Biased NT reductionism: Matthew 16:21 as a test case

During my sermon preparation, I generally read through commentaries last. It is often a helpful exercise but it can also be frustrating. I never ceased to be amazed at the imaginative lengths some commentators will go to be accepted by their peers rather than useful to the church. Many commentaries are essentially commentary on the biases of the scholar rather than on the text of Scripture.

Compare the following two comments concerning Matthew 16:21 which says, “From that time Jesus began to show His disciples that He must go to Jerusalem, and suffer many things from the elders and chief priests and scribes, and be killed, and be raised up on the third day.”

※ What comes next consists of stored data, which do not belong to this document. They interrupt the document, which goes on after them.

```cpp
static inline int run_eig_group(tadmm_handle h, const EigGroup& g, PollCtx& poll, double tol, int max_sweeps, bool debug,
                                hipStream_t s, int* sweeps_out, bool* small_pending, JacobiTiming* jt = nullptr,
                                bool* behind_last_stands = nullptr) {
  const bool super = g.kernel == EigTick::SuperPairs;
  *sweeps_out = 0;
  *small_pending = false;
  if (behind_last_stands) *behind_last_stands = false;
  bool stands = false;
  if (g.neig == 0) return TADMM_OK;
  {
    const char* e = getenv("TADMM_JACOBI_SMALL");
    if (g.npad_max > 0 && jacobi_small_fits(g.npad_max) && !(e && !atoi(e))) {
      const bool timed = jt && jt->on;
      if (timed) (void)hipEventRecord(jt->a, s);
      int32_t* fast = (g.prev_dev && eig_small_direct_on()) ? reinterpret_cast<int32_t*>(g.prev_dev) : nullptr;
      if (fast) HIP_OK(h, launch_eig_small_direct(g.ed, g.neig, g.skip, fast, poll.host, s));
      HIP_OK(h, launch_jacobi_small(g.ed, g.neig, g.npad_max, tol, std::max(max_sweeps, 60), g.skip, poll.host, s, g.warm, fast));
      if (timed) {
        float ms = 0.f;
        (void)hipEventRecord(jt->b, s);
        (void)hipEventSynchronize(jt->b);
        (void)hipEventElapsedTime(&ms, jt->a, jt->b);
        jt->small_ms += ms; jt->small_launches += 1;
        for (int q = 0; q < g.neig && jt->small_n; ++q) { const double nn = jt->small_n[q]; jt->small_flops += 8.0 * nn * nn * nn; }
      }
      HIP_OK(h, hipEventRecord(poll.ev[0], s));
      *small_pending = true;
      return TADMM_OK;
    }
  }
  launch_jacobi_init(g.ed, g.neig, s, g.skip, g.prev_dev);
  if (g.after_init) g.after_init(s);
  if (g.gsteps == 0) return TADMM_OK;
  bool all_done = false;
  int tick = 0, gs = 0, pending = -1, needed = 0;
  std::vector<char> known_done(g.neig, 0);
  if (super && g.mid_sizes && eig_mid_direct_on()) {
    bool any192 = false, any128 = false;
    for (int q = 0; q < g.neig; ++q) { any192 = any192 || g.mid_sizes[q] == 192; any128 = any128 || g.mid_sizes[q] == 128; }
    if (any192 || any128) {
      for (int q = 0; q <= g.neig; ++q) poll.host[q] = 0;
      if (any192) launch_eig_mid_direct(g.ed, g.neig, 192, g.skip, poll.host, s);
      if (any128) launch_eig_mid_direct(g.ed, g.neig, 128, g.skip, poll.host, s);
      HIP_OK(h, hipEventRecord(poll.ev[0], s));
      if (hipEventSynchronize(poll.ev[0]) != hipSuccess) CTX_FAIL(h, TADMM_ERR_HIP, "poll event failed");
      bool every = true;
      for (int q = 0; q < g.neig; ++q) {
        known_done[q] = poll.host[1 + q] != 0;
        every = every && (known_done[q] || g.players[q] < 2);
      }
      if (getenv("TADMM_MID_DEBUG")) {
        int ok = 0, cand = 0;
        for (int q = 0; q < g.neig; ++q) { ok += known_done[q] ? 1 : 0; cand += g.mid_sizes[q] ? 1 : 0; }
        fprintf(stderr, "[tadmm] direct RR route: %d of %d candidates solved (%d problems in the group)\n", ok, cand, g.neig);
      }
      if (every) { *sweeps_out = 0; return TADMM_OK; }
    }
  }
  std::vector<double> h_off;
  std::vector<int> h_done;
  auto consume = [&]() -> int {
    if (pending < 0) return TADMM_OK;
    if (hipEventSynchronize(poll.ev[pending & 1]) != hipSuccess) return TADMM_ERR_HIP;
    const int* v = poll.host + (size_t)(pending & 1) * poll.stride;
    if (v[0]) { all_done = true; needed = pending + 1; }
    for (int q = 0; q < g.neig; ++q) known_done[q] = v[1 + q] != 0;
    pending = -1;
    return TADMM_OK;
  };
  for (; gs < max_sweeps && !all_done; ++gs) {
    for (int t = 0; t < g.gsteps; ++t, ++tick) {
      if (super) {
        const bool timed = jt && jt->on;
        if (timed) (void)hipEventRecord(jt->a, s);
        HIP_OK(h, launch_jacobi_tick3(g.ed, g.tick_map, g.tick_blocks, tick, tol, g.ld_max, s));
        if (timed) {
          float ms = 0.f;
          (void)hipEventRecord(jt->b, s);
          (void)hipEventSynchronize(jt->b);
          (void)hipEventElapsedTime(&ms, jt->a, jt->b);
          jt->tick_ms += ms; jt->tick_launches += 1;
          for (int q = 0; q < g.neig; ++q) {
            if (known_done[q] || g.players[q] < 2) continue;
            const int own = g.players[q] - 1;
            if (g.aligned && (tick % g.gsteps) >= own) continue;
            const double ld = g.row_len ? g.row_len[q] : g.ld_max;
            jt->tick_flops += 2560.0 * ld * (g.players[q] / 2);
            jt->tick_wgs += g.players[q] / 2;
          }
        }
      } else {
        HIP_OK(h, launch_jacobi_tick(g.ed, g.tick_map, g.tick_blocks, tick, tol, g.tick_lds, s));
      }
    }
    launch_jacobi_conv(g.ed, g.neig, tick, tol, super, g.prev_dev, poll.host + (size_t)(gs & 1) * poll.stride, s);
    {
      const hipError_t le = hipGetLastError();
      if (le != hipSuccess) CTX_FAIL(h, TADMM_ERR_HIP, "Jacobi launch failed: %s", hipGetErrorString(le));
    }
    if (debug && g.off_dev) {
      h_off.resize((size_t)g.neig * 3); h_done.resize(g.neig);
      HIP_OK(h, hipMemcpyAsync(h_off.data(), g.off_dev, (size_t)g.neig * 3 * 8, hipMemcpyDeviceToHost, s));
      HIP_OK(h, hipMemcpyAsync(h_done.data(), g.done_dev, (size_t)g.neig * 4, hipMemcpyDeviceToHost, s));
      HIP_OK(h, hipStreamSynchronize(s));
      double mxo = 0; int nd = 0;
      for (int q = 0; q < g.neig; ++q) {
        const int steps = g.players[q] - 1;
        if (h_done[q]) ++nd;
        if (steps > 0 && tick % steps == 0) mxo = std::max(mxo, h_off[3 * q + ((tick / steps - 1) & 1)]);
      }
      fprintf(stderr, "[tadmm]   sweep %d: max observed off %.3e, done %d/%d\n", gs, mxo, nd, g.neig);
    }
    int rc = consume();
    if (rc != TADMM_OK) CTX_FAIL(h, rc, "poll event failed");
    if (all_done) break;
    static const bool lazy_poll = !(getenv("TADMM_POLL_EVERY_SWEEP") && atoi(getenv("TADMM_POLL_EVERY_SWEEP")));
    if (lazy_poll && !(jt && jt->on) && g.expected > 0 && gs + 3 < g.expected) continue;
    HIP_OK(h, hipEventRecord(poll.ev[gs & 1], s));
    pending = gs;
    if (g.expected > 0 && gs + 1 >= g.expected) {
      if (g.behind_last && behind_last_stands) { g.behind_last(s); stands = true; }
      rc = consume();
      if (rc != TADMM_OK) CTX_FAIL(h, rc, "poll event failed");
      if (!all_done) stands = false;
    }
  }
  if (!all_done) {
    const int rc = consume();
    if (rc != TADMM_OK) CTX_FAIL(h, rc, "poll event failed");
  }
  if (debug) {
    int pmax = 0;
    for (int q = 0; q < g.neig; ++q) pmax = std::max(pmax, g.players[q]);
    fprintf(stderr, "[tadmm] eig group: neig=%d players_max=%d ticks/sweep=%d wgs/tick=%d sweeps=%d ticks=%d kernel=%s\n",
            g.neig, pmax, g.gsteps, g.tick_blocks, all_done ? needed : gs, tick, super ? "super-pairs" : "pairs");
  }
  if (!all_done) CTX_FAIL(h, TADMM_ERR_NOCONVERGE, "Jacobi did not converge in %d sweeps", max_sweeps);
  *sweeps_out = needed;
  if (behind_last_stands) *behind_last_stands = stands;
  return TADMM_OK;
}

static inline int check_small_group(tadmm_handle h, const EigGroup& g, PollCtx& poll) {
  if (hipEventSynchronize(poll.ev[0]) != hipSuccess) CTX_FAIL(h, TADMM_ERR_HIP, "poll event failed");
  for (int q = 0; q < g.neig; ++q)
    if (!poll.host[1 + q]) CTX_FAIL(h, TADMM_ERR_NOCONVERGE, "Jacobi (small problems) did not converge, problem %d", q);
  return TADMM_OK;
}

}
```

dnn-compression-tensor-admm_amd/csrc/jacobi.hip:

```cpp
#include "host.h"
#include <algorithm>
#include <cstdio>

namespace tadmm {

typedef double double4_t __attribute__((ext_vector_type(4)));
typedef double double2_t __attribute__((ext_vector_type(2)));

constexpr int kPair = 2 * kJB;
constexpr int kHP = kPair + 2;

__global__ __launch_bounds__(256) void jacobi_init_kernel(const EigDesc* __restrict__ descs,
                                                          const int32_t* __restrict__ skip, double* __restrict__ prev) {
  const EigDesc d = descs[blockIdx.x];
  if (prev && threadIdx.x == 0) prev[blockIdx.x] = 0.0;
  if (skip && skip[blockIdx.x]) {
    if (threadIdx.x == 0) *d.done = 1;
    return;
  }
  __shared__ double red[4];
  double mx = 0.0;
  for (int j = threadIdx.x; j < d.N; j += 256) mx = fmax(mx, fabs(d.XT[(int64_t)j * d.ld + j]));
#pragma unroll
  for (int o = 32; o > 0; o >>= 1) mx = fmax(mx, __shfl_down(mx, o, 64));
  if ((threadIdx.x & 63) == 0) red[threadIdx.x >> 6] = mx;
  __syncthreads();
  if (threadIdx.x == 0) {
    const double g = fmax(fmax(red[0], red[1]), fmax(red[2], red[3]));
    d.off[0] = 1.0; d.off[1] = 1.0; d.off[2] = g * g;
    *d.done = 0;
  }
}
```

Donald Hagner in the WBC on Matthew notes, “That Jesus’ predictions in these passages line up with the kerygma of the church is not sufficient reason to reject the possibility of their authenticity,or at least of an authentic core. A variety of scripture passages were available to Jesus in understanding what lay ahead (e.g., Pss 22; 118:17-18, 22; Isa 53; Dan 7; 12; Wis 3).”

D. A. Carson in the EBC on Matthew asks, “Is it reasonable to think that Jesus could have predicted the details of his passion only if he read about them somewhere? This is not to question the applicability of some of the OT allusions to him; it is rather to question the historical reductionism of some Gospel research.”

One response to this post.

  1. Posted by Scott Christensen on February 23, 2009 at 12:36 pm

    Does Donald Hagner doubt the deity of Christ and His prescience? I am often confounded with supposed evangelical commentators who appear to deny the supernatural character and historicity of scripture. I am also tired of all the talk about how the earlier church shaped the doctrine as well as the history of the beginnings of Christianity as if Christ and the Apostles had little or nothing to do with the origins of our faith. Who in the world is the Johanine community or the Pauline community? Why not the Donald Duck community? And then you have those who talk of interpreting the “canonical shape” of scripture as if one must nod to the scholarly consensus before doing the real work of exegeting the text. It gets real old after awhile.